### TASK DETAILS
With the line containing "const int mine" as the start and the line containing "if (__any(live &&" as the end, transcribe that span of the entries below exactly, including both.

Collected data entries
#ifdef VGA_DEBUG_TIMESTAMPS
    if (!repair && tid == 0 && gridDim.y != 1) g_vga_enc_ts[2 * ((blockIdx.y * gridDim.x + blockIdx.x) & 32767)] = wall_clock64();
#endif
    __syncthreads();
    for (int tile = 0; tile < tiles; tile++) {
        const int buf = tile & 1;
        const int nf = imin(TF, frames_wg - tile * TF);
#ifndef VGA_GC_NO_TILE_REDERIVE
        {
            unsigned zero = 0;
            asm volatile("" : "+s"(zero));
            const int l = (int)__builtin_amdgcn_mbcnt_hi(~0u, __builtin_amdgcn_mbcnt_lo(~0u, zero));
            grp = wave_u * CPW + l / LPC;
            p = CPW == 4 ? (l & (LPC - 1)) >> 1 : (l & (LPC - 1));
        }
#endif
        Slot *S = &s_tile[buf].g[grp].f[0];
        Row RA, RB;
        read_row(S[0], RA);
#pragma unroll 1
        for (int j = 0; j < nf; j += 2, S += 2) {
            const uint32_t pre_a = read_pre(S[0]);
            read_row(S[1], RB);
            encode_one(RA, S[0], pre_a);
            if (j + 1 < nf) {
                const uint32_t pre_b = read_pre(S[1]);
                read_row(S[2], RA);
                encode_one(RB, S[1], pre_b);
            }
        }
        __syncthreads();
    }
    if (seg_state && !repair && live && l16 == 0) {
        int16_t *st = seg_state + ((int64_t)by * nch + ch) * 2;
        st[0] = (int16_t)pair_lo(hpk);
        st[1] = (int16_t)pair_hi(hpk);
    }
    if (lane == 0) {
        atomicAdd(&g_vga_gc_stats[3], (unsigned long long)frames_wg);
        atomicAdd(&g_vga_gc_stats[4], (unsigned long long)s_ncold[wave]);
        if (wave == 0) atomicAdd(&g_vga_gc_stats[6], 1ull);
    }
#ifdef VGA_DEBUG_TIMESTAMPS
    if (!repair && tid == 0 && gridDim.y != 1) g_vga_enc_ts[2 * ((blockIdx.y * gridDim.x + blockIdx.x) & 32767) + 1] = wall_clock64();
#endif
}


template <bool REPAIR, int CPW, bool RAGGED>
__global__ __launch_bounds__(ENC_THREADS) __attribute__((amdgpu_waves_per_eu(3, 3))) void gc_encode_kernel(
    const int16_t *__restrict__ pcm, int64_t pcm_pitch, int nch, int total_samples, const Pieces seg,
    const int16_t *__restrict__ coefs, const int16_t *__restrict__ hist1,
    const int16_t *__restrict__ hist2, uint8_t *__restrict__ adpcm, int64_t adpcm_pitch, int16_t *__restrict__ seg_state,
    const int *__restrict__ first_open, const Ragged rg)
// ... 302 lines not shown
            auto exists = [&](int piece) { return piece < segments && seg.first(piece) * 14 < total_wg; };
            int at_start = 0, at_end = 0;
            if (exists(y)) {
                if (y >= 1 && atomicAdd(&seam_count[(int64_t)(y - 1) * groups + g], 1) == 1) at_start = y;
                if (exists(y + 1) && atomicAdd(&seam_count[(int64_t)y * groups + g], 1) == 1) at_end = y + 1;
            }
            s_seam[0] = at_start;
            s_seam[1] = at_end;
        }
        __syncthreads();
        const int seam_a = s_seam[0], seam_b = s_seam[1];
        if ((seam_a | seam_b) != 0) {
            __threadfence();
            const int wave = threadIdx.x >> 6, lane = threadIdx.x & 63;
            if (wave < SW) {
                const int slot = g * CS + wave * CPW + (lane >> 3);
                if (seam_a)
                    seam_piece<8>(slot, seam_a, lane, pcm, pcm_pitch, nch, total_samples, seg, coefs, adpcm, adpcm_pitch, seg_state,
                               first_open, seam_flag, seam_end, force_open, rg);
                if (seam_b)
                    seam_piece<8>(slot, seam_b, lane, pcm, pcm_pitch, nch, total_samples, seg, coefs, adpcm, adpcm_pitch, seg_state,
                               first_open, seam_flag, seam_end, force_open, rg);
            }
        }
    }
}

template <int LPC>
__global__ __launch_bounds__(64) void gc_encode_chain_kernel(
    const int16_t *__restrict__ pcm, int64_t pcm_pitch, int nch, int total_samples, const Pieces seg, int segments,
    const int16_t *__restrict__ coefs, uint8_t *__restrict__ adpcm, int64_t adpcm_pitch,
    int16_t *__restrict__ seg_state, int *__restrict__ first_open, const int *__restrict__ seam_flag,
    const int *__restrict__ seam_end, int force_open, const Ragged rg)
{
    const int lane = threadIdx.x;
    const int pr = LPC == 16 ? (lane >> 1) & 7 : lane & 7;
    const bool lead = (lane & (LPC - 1)) == 0;
    const int slot_raw = blockIdx.x * (64 / LPC) + lane / LPC;
    const bool live = slot_raw < nch;
    const int slot = live ? slot_raw : nch - 1;
    const int ch = rg.order ? rg.order[slot] : slot;
    if (rg.order) total_samples = rg.length[ch];
    const int mine = live ? first_open[ch] : SEAM_NONE;
    int kmin = mine;
#pragma unroll
    for (int o = LPC; o < 64; o <<= 1) kmin = imin(kmin, __shfl_xor(kmin, o));
// ... 35 lines not shown
        } else if (flagged) {
            have = true;
            v0 = (int)(int16_t)(ended & 0xFFFF);
            v1 = ended >> 16;
        } else
            have = false;
    }
    if (__any(live && have && total_samples % 14 != 0))
        encode_tail_frame<LPC>(src, dst, c0, c1, coef_ok, pr, total_samples, v0, v1, live && have && total_samples % 14 != 0);
    (void)last_k;
    if (live && lead && frames_run) atomicAdd(&g_vga_gc_stats[2], (unsigned long long)frames_run);
    if (live && lead) first_open[ch] = SEAM_NONE;
}

constexpr int MIN_PIECE_FRAMES = 3584;

constexpr int RAGGED_OVERSUBSCRIPTION = 4;
constexpr int PERSISTENT_MIN_GROUPS_FACTOR = 32;
constexpr int PERSISTENT_SCHEDULE_GROUPS_FACTOR = 8;
constexpr int PERSISTENT_ITEMS_PER_WORKGROUP = 4;
constexpr int PERSISTENT_BIG_ROUNDS = 3;
constexpr int PERSISTENT_SMALL_ROUNDS = 2;
constexpr int PERSISTENT_SMALL_FRAMES = 4096;
constexpr int MAX_PIECES = 1024;

static int persistent_wgs_per_cu()
{
#ifdef VGA_TUNING
    if (const char *e = std::getenv("VGA_HIP_GC_WGS_PER_CU")) return imin(imax(std::atoi(e), 1), 5);
#endif
    return 4;
}

int plan_encode_pieces(int groups, int frames, int64_t group_frames, bool ragged, bool *persistent_out, Pieces *seg_out, int layout)
{
    return plan_encode_pieces_on(device_cu_count(), groups, frames, group_frames, ragged, persistent_out, seg_out, layout);
}

int plan_encode_pieces_on(int cus, int groups, int frames, int64_t group_frames, bool ragged, bool *persistent_out, Pieces *seg_out, int layout)
{
    const int pmode = encoder_persistent_mode();
    const bool persistent = layout != 4 && (pmode == 2 || (pmode == 0 && (ragged || groups * PERSISTENT_MIN_GROUPS_FACTOR >= cus * 4)));
    int segments = cus * 4 / (groups > 0 ? groups : 1);
    if (persistent && (pmode == 2 || ragged)) segments = (cus * 4 * PERSISTENT_ITEMS_PER_WORKGROUP + groups - 1) / groups;
    if (ragged) {
        const int64_t want = (int64_t)cus * 4 * (persistent ? PERSISTENT_ITEMS_PER_WORKGROUP : RAGGED_OVERSUBSCRIPTION);
        int64_t piece = (group_frames + want - 1) / want;
        if (piece < MIN_PIECE_FRAMES) piece = MIN_PIECE_FRAMES;
        segments = (int)((frames + piece - 1) / piece);
    }
    if (segments > frames / MIN_PIECE_FRAMES) segments = frames / MIN_PIECE_FRAMES;
    if (segments < 1) segments = 1;
    if (segments > MAX_PIECES) segments = MAX_PIECES;
    if (encoder_segments_override() > 0) segments = imin(imin(imax(frames / 64, 1), encoder_segments_override()), MAX_PIECES);
    Pieces seg;
    seg.big = (frames + segments - 1) / segments;
    seg.nb = segments;
    seg.small = seg.big;
    if (persistent && encoder_segments_override() <= 0 && frames >= 4 * MIN_PIECE_FRAMES &&
        (ragged || groups * PERSISTENT_SCHEDULE_GROUPS_FACTOR >= cus * 4)) {
        int big_rounds = ragged ? PERSISTENT_BIG_ROUNDS + 1 : PERSISTENT_BIG_ROUNDS, small_rounds = PERSISTENT_SMALL_ROUNDS, small = PERSISTENT_SMALL_FRAMES;
#ifdef VGA_TUNING
        if (const char *e = std::getenv("VGA_HIP_GC_SCHEDULE")) std::sscanf(e, "%d,%d,%d", &big_rounds, &small_rounds, &small);
#endif
        small = imax(small, MIN_PIECE_FRAMES);
        big_rounds = imax(big_rounds, 1);
        const int wgs = cus * persistent_wgs_per_cu();
        const int64_t per_wg = group_frames / wgs + 1;
        int ns = (small_rounds * wgs + groups / 2) / groups;
        if ((int64_t)ns * small > frames / 2) ns = frames / (2 * small);
        int big = (int)imax((int)((per_wg - (int64_t)small_rounds * small) / big_rounds), small);
        int nb = (int)((frames - (int64_t)ns * small + big - 1) / big);
        if (nb < 1) nb = 1;
        if (!ragged) big = (int)((frames - (int64_t)ns * small + nb - 1) / nb);
        if (big < small) big = small;
        seg.big = big;
        seg.nb = nb;
        seg.small = small;
        segments = nb + ns;
        while (segments > 1 && seg.first(segments - 1) >= frames) segments--;
        if (segments > MAX_PIECES) {
            segments = MAX_PIECES;
            seg.big = seg.small = (frames + segments - 1) / segments;
            seg.nb = segments;
            while (segments > 1 && seg.first(segments - 1) >= frames) segments--;
        }
    }
    if (seg.first(segments) < frames) {
        seg.big = seg.small = (frames + segments - 1) / segments;
        seg.nb = segments;
    }
    *persistent_out = persistent;
    *seg_out = seg;
    return segments;
}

### FINISHED TASK
    const int mine = live ? first_open[ch] : SEAM_NONE;
    int kmin = mine;
#pragma unroll
    for (int o = LPC; o < 64; o <<= 1) kmin = imin(kmin, __shfl_xor(kmin, o));
// ... 35 lines not shown
        } else if (flagged) {
            have = true;
            v0 = (int)(int16_t)(ended & 0xFFFF);
            v1 = ended >> 16;
        } else
            have = false;
    }
    if (__any(live && have && total_samples % 14 != 0))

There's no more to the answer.